Vollkommen sweet war die Kundin, der ich erklärt habe, dass der Mann, der ihr die Eingangstür folieren soll, nicht eine leere Folie nimmt und dann da durchsichtig draufdruckt, sondern dass an der Stelle gar keine Folie auf der Schreibe kleben wird.

Life: Schon fast zur Hälfte rum das Jahr und ich habe immer noch Probleme, „2026“ zu schreiben. Als habe ich Probleme damit, anzuerkennen, dass die goldenen Zwanziger ihre Mitte auch schon überschritten haben und immer noch einen ganz erheblichen Mangel an Güldenheit aufweisen.

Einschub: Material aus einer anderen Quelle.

template <int LANES, bool PROF, bool PAR = false, bool SLICED = false, bool FULLWAVE = false>
DGD void substep(const Lane<LANES>& ln, int32_t* diag_out, Prof<PROF>& prof, float* smem = nullptr, float* gws = nullptr, int index = 0) {
  const DevScene& sc = ln.sc; const float h = sc.h; const int hb = PAR ? sc.helper_body : -1;
  const bool primary = SLICED ? (int)threadIdx.x < envs_per_wave(LANES) : true;
  constexpr int LCH = 6;
  int ncont = 0, wave_max_cont = 0, iters_done = 0;
  uint64_t limit_mask = 0ull;
  uint64_t limit_rows = 0ull;
  const float thr = sc.HF[DG_HF_RESIDUAL_THRESHOLD]; const int rs = crow_stride(sc.crow_tail);
  const bool early = PAR && sc.early_dyn && index == 0;
  constexpr int EPW = envs_per_wave(LANES), SLN = SLICED ? 64 / EPW : 1, SLOG = SLN == 64 ? 6 : SLN == 16 ? 4 : SLN == 8 ? 3 : SLN == 4 ? 2 : SLN == 2 ? 1 : 0;
  const int qlane = threadIdx.x & 63, qsl = qlane & (SLN - 1), qe = qlane >> SLOG;
  const int qenv = blockIdx.x * EPW + qe; const bool qvalid = qenv < sc.num_envs; const int qec = qvalid ? qenv : sc.num_envs - 1;
  const Lane<LANES> lq(sc, ln.mt, SLICED ? ln.lds - qlane + qe : ln.lds, SLICED ? ln.st - ln.env + qec : ln.st, SLICED ? qec : ln.env, SLICED ? qvalid : ln.valid);
  if (primary) {
  if (index == sc.substeps - 1 && !early) for (int b = 0; b < sc.nba; b++) if (b != hb) save_prev_velocities(ln, b);
  if (!early) for (int b = 0; b < sc.nba; b++) if (b != hb) ln.kinematics(b);
  }
  if (PAR) __syncthreads();
  prof.stamp(PS_KIN);
  if constexpr (SLICED) collide<LANES, 64, SLN>(lq, 0, 0x7fffffff, -1, qsl);
  const bool own_collide = !(PAR && sc.coll_wave);
  if (primary) {
  if constexpr (SLICED) ncont = (int)ln.L(sc.cont_off);
  else if (own_collide) ncont = collide<LANES, FULLWAVE ? 64 : (PAR ? 64 : 0)>(ln);
  prof.stamp(PS_COLLIDE);
  }
  if (!early) for (int b = 0; b < sc.nba; b++) {
    if (b == hb || (ln.fixed(b) && ln.bi(b)[DG_BI_N_LINKS] == 0)) continue;
    const int mslices = (SLICED && !ln.plb(b)[PLB_CHAIN] && !sc.no_minv_slices) ? ln.minv_slices(b, SLN) : 0;
    if (primary) { if (ln.plb(b)[PLB_CHAIN]) ln.template dynamics_chain<6>(b, prof); else ln.dynamics(b, prof, mslices > 0); }
    if constexpr (SLICED) { if (mslices > 0) { lq.minv_sliced(b, qsl, mslices, SLN); prof.stamp(4 ); } }
    if (primary) {
      const int dvo = ln.plb(b)[PLB_DV], nv = ln.plb(b)[PLB_NV];
      for (int k = 0; k < nv; k++) ln.L(dvo + k) = 0.f;
    }
  }
  if (primary) {
  if (PAR) __syncthreads();
  if (!own_collide) {
    ncont = (int)ln.L(sc.cont_off);
    if (sc.coll_split) {
      const int nb2 = (int)ln.L(sc.cont2_off);
      if (__any(nb2 > 0)) {
        for (int j = 0; j < sc.max_contacts; j++) {
          if (!__any(j < nb2)) break;
          if (j < nb2 && ncont + j < sc.max_contacts) {
            float* dst = ln.lds + (sc.cont_off + 1 + (ncont + j) * CL_STRIDE) * envs_per_wave(LANES);
#pragma unroll
            for (int k = 0; k < CL_KEY + 1; k++) dst[k * envs_per_wave(LANES)] = ln.L(sc.cont2_off + 1 + j * CL_STRIDE + k);
          }
        }
        ncont = min(ncont + nb2, sc.max_contacts); ln.L(sc.cont_off) = (float)ncont;
      }
    }
  }
  const bool helper_rows = PAR && sc.split_pgs;
  if (helper_rows) {
    const int hf = ln.bi(hb)[DG_BI_FIRST_LINK], hn = ln.bi(hb)[DG_BI_N_LINKS];
    setup_link_rows(ln, 0, hf, limit_mask, limit_rows); setup_link_rows(ln, hf + hn, sc.nl, limit_mask, limit_rows);
  } else setup_link_rows(ln, 0, sc.nl, limit_mask, limit_rows);
  for (int b = 0; b < sc.nba; b++) {
    if (ln.bi(b)[DG_BI_N_LINKS] == 0 || b == sc.reg_body[0] || b == sc.reg_body[1] || (helper_rows && b == hb)) continue;
    motor_guess(ln, b);
  }
  if (sc.ncons > 0) build_constraint_rows(ln);
  const bool vel_dense = sc.dense && sc.nt >= 1 && sc.reg_body[0] < 0;
  wave_max_cont = [&] { int m = ncont; for (int o = 32; o > 0; o >>= 1) m = max(m, __shfl_xor(m, o)); return m; }();
  if (vel_dense && wave_max_cont > 0)
    for (int b = 0; b < sc.nba; b++) if (!(ln.fixed(b) && ln.bi(b)[DG_BI_N_LINKS] == 0)) ln.gen_vel_store(b, ln.plb(b)[PLB_DV]);
  if constexpr (!SLICED) {
  for (int c = 0; c < wave_max_cont; c++) {
    const bool has = c < ncont; const int mypair = has ? (int)ln.L(sc.cont_off + 1 + c * CL_STRIDE + CL_PAIR) : -1;
    bool todo = has && !build_contact_rows_base(ln, c, has, vel_dense);
    if (!sc.no_chain_rows) todo = todo && !build_contact_rows_chains(ln, c, todo);
    while (__any(todo)) {
      const int leader = __ffsll((long long)__ballot(todo)) - 1;
      const int pair = __shfl(mypair, leader);
      const bool mine = todo && mypair == pair;
      build_contact_rows(ln, c, pair, mine, vel_dense);
      todo = todo && !mine;
// ... 190 lines not shown
    live = live && !(maxres <= thr && maxabs <= thr_abs);
    if (!__any(live)) break;
  }
#pragma unroll
  for (int k = 0; k < NBR; k++) {
    const int b = sc.reg_body[k];
    if (b >= 0) {
      regs_to_lds(k);
      const int mo0 = ln.pll(ln.bi(b)[DG_BI_FIRST_LINK])[PLL_MROW];
#pragma unroll
      for (int i = 0; i < RN; i++) if (i < rn[k]) ln.L(mo0 + i * MR_STRIDE + MR_ACC) = racc[k][i];
    }
  }
  }
  }
  prof.stamp(PS_PGS);
  if (primary) {
  store_warm_cache(ln, ncont, wave_max_cont);
  if (diag_out && ln.valid) {
    int32_t* d = diag_out + (size_t)DG_DIAG_STRIDE * ln.env;
    d[DG_DIAG_CONTACTS] = ncont; d[DG_DIAG_PGS_ITERS] = iters_done;
    if (index == 0) { d[DG_DIAG_PGS_ITERS_FIRST] = iters_done; d[DG_DIAG_CONTACTS_FIRST] = ncont; }
  }
  for (int b = 0; b < sc.nba; b++) if (!(split_now && b == hb)) integrate_body(ln, b);
  }
  if (PAR) __syncthreads();
}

Aber apropos „Zwanziger“*, wir hörten auf dem Weg vom Meer den Podcast „Das Geld zu Gast bei Freunden“, in dem Esther Sedlaczek „Die wirklich wahre Geschichte, wie Deutschland WM-Gastgeber 2006 wurde“ erzählt. Wir waren wirklich aller-, allerbestens unterhalten – zum einen von der gut gemachten Produktion, die kurzweilig Erzählung, Interview-Passagen und originale Tondokumente von damals zu einer spannenden und unterhaltsamen Mischung vereinen. Und zum anderen vom quasi minütlichen Wechsel zwischen herzhaftem Lachen und schmerzhafter Fremdscham.
Und: Eigentlich erzählt die Geschichte alles, was Sie wissen müssen, um zu verstehen, warum ich Deutschland nicht so töfte finde. Diese Hybris! Diese Kleingeistigkeit! Aber vielleicht tue ich da Deutschland auch unrecht und heimlich meine ich Bayern und das Sauerland – die tun sich da nicht so viel. Fügen Sie hier gerne irgendwo einen gedanklichen Link in unsere Regierungsebene ein.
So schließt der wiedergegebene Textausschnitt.